In the following listing, find the lines containing "prop" and report them.

········

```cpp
static inline bool crimac_first_use_on_device(unsigned long long* mask) {
  int dev = 0;
  if (hipGetDevice(&dev) != hipSuccess || dev < 0 || dev >= 64) return true;
  const unsigned long long bit = 1ull << dev;
  return (__atomic_fetch_or(mask, bit, __ATOMIC_ACQ_REL) & bit) == 0;
}
static inline int crimac_cu_count() {
  static int ncu[64] = {0};
  int dev = 0;
  if (hipGetDevice(&dev) != hipSuccess || dev < 0 || dev >= 64) return 256;
  int n = __atomic_load_n(&ncu[dev], __ATOMIC_RELAXED);
  if (n <= 0) {
    hipDeviceProp_t prop;
    n = (hipGetDeviceProperties(&prop, dev) == hipSuccess && prop.multiProcessorCount > 0) ? prop.multiProcessorCount : 256;
    __atomic_store_n(&ncu[dev], n, __ATOMIC_RELAXED);
  }
  return n;
}

#ifdef CRIMAC_DIAG_CLOCK
#define CRIMAC_DIAG_SLOTS 4096
#define CRIMAC_DIAG_DECLARE(name)                                                                   \
// ... 22 lines not shown
```

crimac_classifiers_unet_amd/csrc/elementwise.hip:

```cpp
#include <stdarg.h>
#include <stdlib.h>

#include <mutex>

#include "common.h"

static thread_local char g_err[512] = "";
void crimac_set_error(const char* fmt, ...) {
  va_list ap;
  va_start(ap, fmt);
  vsnprintf(g_err, sizeof(g_err), fmt, ap);
  va_end(ap);
}
extern "C" const char* crimac_last_error(void) { return g_err; }
extern "C" int crimac_version(void) { return CRIMAC_ABI_VERSION; }
extern "C" int crimac_layer_desc_size(void) { return (int)sizeof(crimac_layer_desc); }

namespace {

#ifdef CRIMAC_STREAM_FORWARD
#define CRIMAC_ROW(x, M) (x)
#else
#define CRIMAC_ROW(x, M) ((M) - 1 - (x))
#endif
// ... 813 lines not shown
    load8s(dp + r * dp_ld + c0, g);
    long pix[4];
#pragma unroll
    for (int d = 0; d < 4; ++d) {
      pix[d] = (b * H + 2 * yp + (d >> 1)) * (long)W + 2 * xp + (d & 1);
      load8s(y + pix[d] * y_ld + c0, yv[d]);
#pragma unroll
      for (int j = 0; j < 8; ++j) av[d][j] = storage_round<TA>(fmaxf(yv[d][j] * sc[j] + sh[j], 0.f));
    }
    int arg[8];
#pragma unroll
    for (int j = 0; j < 8; ++j) {
      int best = 0;
      float bv = av[0][j];
#pragma unroll
      for (int d = 1; d < 4; ++d)
        if (av[d][j] > bv) { bv = av[d][j]; best = d; }
      arg[j] = best;
    }
#pragma unroll
    for (int d = 0; d < 4; ++d) {
      float o[8];
      if (ds) load8s(ds + pix[d] * ds_ld + c0, o);
#pragma unroll
      for (int j = 0; j < 8; ++j) {
        const float dav = storage_round<T>((ds ? o[j] : 0.f) + (arg[j] == d ? g[j] : 0.f));
        o[j] = bn_bwd_dy(yv[d][j], dav, sc[j], sh[j], mu[j], is[j], k1[j], k2[j]);
      }
      store8(dy + pix[d] * dy_ld + c0, o);
    }
  }
}
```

········

# ANSWER SECTION
    hipDeviceProp_t prop;
    n = (hipGetDeviceProperties(&prop, dev) == hipSuccess && prop.multiProcessorCount > 0) ? prop.multiProcessorCount : 256;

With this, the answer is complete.